Когда он смеется, вокруг его глаз играют морщинки.
– Нет. Мне Уиллем больше нравится. Себастьян – он какой-то, как это… если задуматься, он слишком пассивен. Он добивается Оливию, которая на самом деле хочет быть с его сестрой. У Шекспира так часто бывает. Женщины получают свое; а мужчины просто оказываются втянуты во все это.
– Не знаю. Я вчера обрадовалась, когда для всех все хорошо кончилось.
– Ну, это милая сказка, вот именно что. Сказка. Я считаю, что Шекспир просто обязан дарить счастливый конец героям своих комедий, потому что в трагедиях он предельно жесток. Ну, возьмем вот «Гамлета» или «Ромео и Джульетту». Это же почти садизм, – он качает головой. – Себастьян нормальный, просто сам не очень распоряжается собственной жизнью. Эту привилегию Шекспир отдал Виоле.
– Значит, ты своей жизнью распоряжаешься? – спрашиваю я. И опять едва верю, что я это говорю. Когда я была маленькой, я ходила на каток неподалеку. И воображала, будто умею делать вращения и прыжки, но когда выходила на лед, становилось ясно, что я едва держусь на ногах. А когда я повзрослела, точно так же стало и в общении с людьми: я воображала себя самоуверенной и прямолинейной, а все, что я говорила, звучало уступчиво и вежливо. Даже с Эваном, с которым я встречалась полтора года, у меня не получались все эти прыжки и вращения, на которые я считала себя способной. Но сегодня стало ясно, что я, видимо, все же умею кататься на коньках.

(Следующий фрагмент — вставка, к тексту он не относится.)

typedef enum kc_mix_type { KC_MIX_ADD = 0, KC_MIX_SUBTRACT = 1, KC_MIX_MULTIPLY = 2, KC_MIX_DIVIDE = 3, KC_MIX_POW = 4 } kc_mix_type;
typedef enum kc_resize_filter { KC_FILTER_NEAREST = 0, KC_FILTER_TRIANGLE = 1, KC_FILTER_CATMULLROM = 2, KC_FILTER_GAUSSIAN = 3, KC_FILTER_LANCZOS3 = 4 } kc_resize_filter;
typedef enum kc_resize_policy { KC_POLICY_MOST_PIXELS = 0, KC_POLICY_LEAST_PIXELS = 1, KC_POLICY_LARGEST_AXES = 2, KC_POLICY_SMALLEST_AXES = 3, KC_POLICY_SPECIFIC_SLOT = 4, KC_POLICY_SPECIFIC_SIZE = 5 } kc_resize_policy;
typedef enum kc_node_type {
    KC_NODE_INPUT_GRAY = 0, KC_NODE_INPUT_RGBA = 1, KC_NODE_OUTPUT_GRAY = 2, KC_NODE_OUTPUT_RGBA = 3,
    KC_NODE_GRAPH = 4, KC_NODE_IMAGE = 5, KC_NODE_EMBED = 6, KC_NODE_WRITE = 7, KC_NODE_VALUE = 8,
    KC_NODE_MIX = 9, KC_NODE_HEIGHT_TO_NORMAL = 10, KC_NODE_SEPARATE_RGBA = 11, KC_NODE_COMBINE_RGBA = 12
} kc_node_type;
typedef enum kc_node_state { KC_STATE_CLEAN = 0, KC_STATE_DIRTY = 1, KC_STATE_REQUESTED = 2, KC_STATE_PRIORITISED = 3, KC_STATE_PROCESSING = 4, KC_STATE_PROCESSING_DIRTY = 5 } kc_node_state;
typedef enum kc_side { KC_SIDE_INPUT = 0, KC_SIDE_OUTPUT = 1 } kc_side;

typedef struct kc_plane kc_plane;
typedef struct kc_image kc_image;
typedef struct kc_node_graph kc_node_graph;
typedef struct kc_live_graph kc_live_graph;
typedef struct kc_tex_pro kc_tex_pro;
typedef struct kc_partition kc_partition;
typedef struct kc_u8_pipe kc_u8_pipe;

typedef struct kc_size { uint32_t width, height; } kc_size;
typedef struct kc_edge { uint32_t output_id, input_id, output_slot, input_slot; } kc_edge;

typedef struct kc_node_desc {
    uint32_t node_id;
    int32_t node_type;
    int32_t mix_type;
    float value;
    uint32_t embed_id;
    const char *text;
    const kc_node_graph *graph;
    int32_t resize_policy;
    uint32_t policy_slot;
    kc_size policy_size;
    int32_t resize_filter;
} kc_node_desc;

KC_API int kc_init(int device_ordinal);
KC_API int kc_shutdown(void);
KC_API int kc_is_initialized(void);
KC_API int kc_set_stream(void *hip_stream);
KC_API void *kc_get_stream(void);
KC_API int kc_sync(void);
KC_API const char *kc_last_error(void);
KC_API const char *kc_status_string(int status);
KC_API int kc_set_fusion(int enabled);
KC_API int kc_get_fusion(void);
KC_API int kc_set_resize_mode(int mode);
KC_API int kc_get_resize_mode(void);
KC_API int kc_set_cache_policy(int mode);
KC_API int kc_get_cache_policy(void);
KC_API int kc_set_option(const char *name, int value);
KC_API int kc_get_option(const char *name, int *value);
KC_API int kc_resize_upsample_plan(uint32_t in_n, uint32_t out_n, int filter, int *eligible, int32_t info[5], float *rows,
                                   size_t cap);
KC_API int kc_resize_down2_plan(uint32_t in_n, uint32_t out_n, int filter, int32_t info[5], uint32_t *left_count, float *w, size_t wcap,
                                uint32_t *vrec, size_t vcap, float *hw, size_t hcap);
KC_API int kc_stats(uint64_t *bytes_in_use, uint64_t *bytes_cached, uint64_t *kernel_launches);
KC_API int kc_stats_algorithmic_bytes(uint64_t *bytes);
KC_API int kc_stats_counter(const char *name, uint64_t *value);
KC_API int kc_pool_trim(void);
KC_API int kc_set_specialize(int mode, int after);
KC_API int kc_get_specialize(void);
KC_API int kc_specialize_wait(void);
KC_API int kc_specialize_stats(uint64_t *kernels_compiled, uint64_t *compiles_failed, uint64_t *specialized_launches,
                               uint64_t *compiles_pending);
KC_API int kc_specialize_compile_check(const uint32_t *words, uint32_t n_ops, uint32_t n_in, int start_src, int flat,
                                       char *source, size_t cap);
KC_API int kc_specialize_compile_check_mask(const uint32_t *words, uint32_t n_ops, uint32_t n_in, int start_src, int flat,
                                            uint32_t nt_mask, char *source, size_t cap);
KC_API int kc_set_chain_quads(int quads);
KC_API int kc_get_chain_quads(void);
KC_API int kc_specialize_compile_check_upsample(const uint32_t *words, uint32_t n_ops, uint32_t n_in, int start_src, uint32_t taps,
                                                int wide, char *source, size_t cap);
KC_API int kc_kernel_cache_set_dir(const char *dir);
KC_API int kc_kernel_cache_stats(uint64_t *files_accepted, uint64_t *files_refused, uint64_t *files_written, uint64_t *kernels_loaded);
KC_API int kc_kernel_cache_precompile(const uint32_t *words, uint32_t n_ops, uint32_t n_in, int start_src, int flat, uint32_t nt_mask,
                                      uint32_t up_taps, int up_wide, const char *dir);
KC_API int kc_specialize_reset(void);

– Нет, вовсе нет. Я плыву по течению, – Уиллем задумчиво смолкает. – Может, я и недаром играю именно Себастьяна.
– А куда течение несет тебя сейчас? – интересуюсь я, надеясь, что он будет жить в Лондоне.

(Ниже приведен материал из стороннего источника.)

struct LfbTile {
    uint32_t ax[1][2][4], ag[2][4];
};
__device__ __forceinline__ void lfb_dq(float (&dq)[4][4], const LfbTile& tl, const uint32_t (&wq)[2][4][2],
                                       const uint32_t (&bc)[2][4][2], float scale) {
    float c1[1][4][4], c2[4][4];
    project<1>(c1, tl.ax, wq);
    frag_softmax(c1[0], 1.f);
#pragma unroll
    for (int nt = 0; nt < 4; ++nt) {
#pragma unroll
        for (int i = 0; i < 4; ++i) c2[nt][i] = 0.f;
#pragma unroll
        for (int ks = 0; ks < 2; ++ks) mma_bf16(c2[nt], tl.ag[ks], bc[ks][nt][0], bc[ks][nt][1]);
    }
#pragma unroll
    for (int half = 0; half < 2; ++half) {
        float dot = 0.f;
#pragma unroll
        for (int nt = 0; nt < 4; ++nt)
            dot += c1[0][nt][half * 2] * c2[nt][half * 2] + c1[0][nt][half * 2 + 1] * c2[nt][half * 2 + 1];
        dot += __shfl_xor_sync(0xffffffffu, dot, 1);
        dot += __shfl_xor_sync(0xffffffffu, dot, 2);
#pragma unroll
        for (int nt = 0; nt < 4; ++nt)
#pragma unroll
            for (int j = 0; j < 2; ++j) dq[nt][half * 2 + j] = scale * c1[0][nt][half * 2 + j] * (c2[nt][half * 2 + j] - dot);
    }
}
__device__ __forceinline__ void lfb_dkdv(float (&dk)[4][4], float (&dv)[4][4], const uint32_t (&ax)[1][2][4],
                                         const uint32_t (&wk)[2][4][2], const uint32_t (&wv)[2][4][2],
                                         const uint32_t (&bd)[2][4][2], const uint32_t (&bt)[2][4][2],
                                         const float (&Mc)[8], const float (&Zc)[8], const float (&cdc)[8], float invN) {
    float c1[1][4][4];
    uint32_t a[2][4];
    project<1>(c1, ax, wv);
    c_to_a(a, c1[0]);
#pragma unroll
    for (int nt = 0; nt < 4; ++nt) {
#pragma unroll
        for (int i = 0; i < 4; ++i) dk[nt][i] = 0.f;
#pragma unroll
        for (int ks = 0; ks < 2; ++ks) mma_bf16(dk[nt], a[ks], bd[ks][nt][0], bd[ks][nt][1]);
    }
    project<1>(c1, ax, wk);
#pragma unroll
    for (int nt = 0; nt < 4; ++nt)
#pragma unroll
        for (int i = 0; i < 4; ++i) {
            c1[0][nt][i] = __expf(c1[0][nt][i] - Mc[nt * 2 + (i & 1)]) * Zc[nt * 2 + (i & 1)];
            dk[nt][i] = c1[0][nt][i] * (dk[nt][i] * invN - cdc[nt * 2 + (i & 1)]);
        }
    c_to_a(a, c1[0]);
#pragma unroll
    for (int nt = 0; nt < 4; ++nt) {
#pragma unroll
        for (int i = 0; i < 4; ++i) dv[nt][i] = 0.f;
#pragma unroll
        for (int ks = 0; ks < 2; ++ks) mma_bf16(dv[nt], a[ks], bt[ks][nt][0], bt[ks][nt][1]);
#pragma unroll
        for (int i = 0; i < 4; ++i) dv[nt][i] *= invN;
    }
}
__device__ __forceinline__ void lfb_cd(float (&cdc)[8], float* scd, const float* __restrict__ cg, const float* __restrict__ dg,
                                       int lane) {
    float s = 0.f;
#pragma unroll
    for (int e = 0; e < LM_D; e += 4) {
        const float4 x = *reinterpret_cast<const float4*>(dg + lane * LM_D + e);
        const float4 y = *reinterpret_cast<const float4*>(cg + lane * LM_D + e);
        s += x.x * y.x + x.y * y.y + x.z * y.z + x.w * y.w;
    }
    scd[lane] = s;
    __syncwarp();
    load_cols(cdc, scd, lane);
}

– Из Лондона я поеду домой, в Голландию. Вчера сезон моих выступлений закончился.
Я сдуваюсь.
– А.
– Ты к своему сэндвичу так и не притронулась. Предупреждаю, в сэндвичи с сыром тут кладут масло. Думаю, даже не настоящее.
– Знаю, – я убираю грустный засохший помидор и излишки масла (или маргарина?) салфеткой.
– С майонезом было бы лучше, – говорит Уиллем.
– Только если с индейкой.
– Нет, сыр с майонезом хорошо сочетается.
– Звучит ужасно.
– Это только если ты ни разу не пробовала правильного майонеза. Я слышал, что в Америке какой-то не тот используют.
Я так хохочу, что из носа чай брызжет.
– Что? – спрашивает Уиллем. – Что такое?
– Правильный майонез, – говорю я в перерыве между приступами удушающего смеха. – Можно подумать, что есть, скажем, майонез, который, как плохая девчонка, распущен и вороват, а есть правильный, который ведет себя чинно и благородно. Моя беда в том, что меня с правильным майонезом не познакомили.
– Совершенно верно, – соглашается он. И тоже начинает смеяться.
И пока мы хохочем, в вагон-ресторан вваливается Мелани – со своими вещами и моим свитером.
– Я едва тебя нашла, – мрачно сообщает она.
– Ты же велела разбудить тебя в Лондоне, – я смотрю в окно. Красивые английские пейзажи сменились уродливыми серыми пригородами.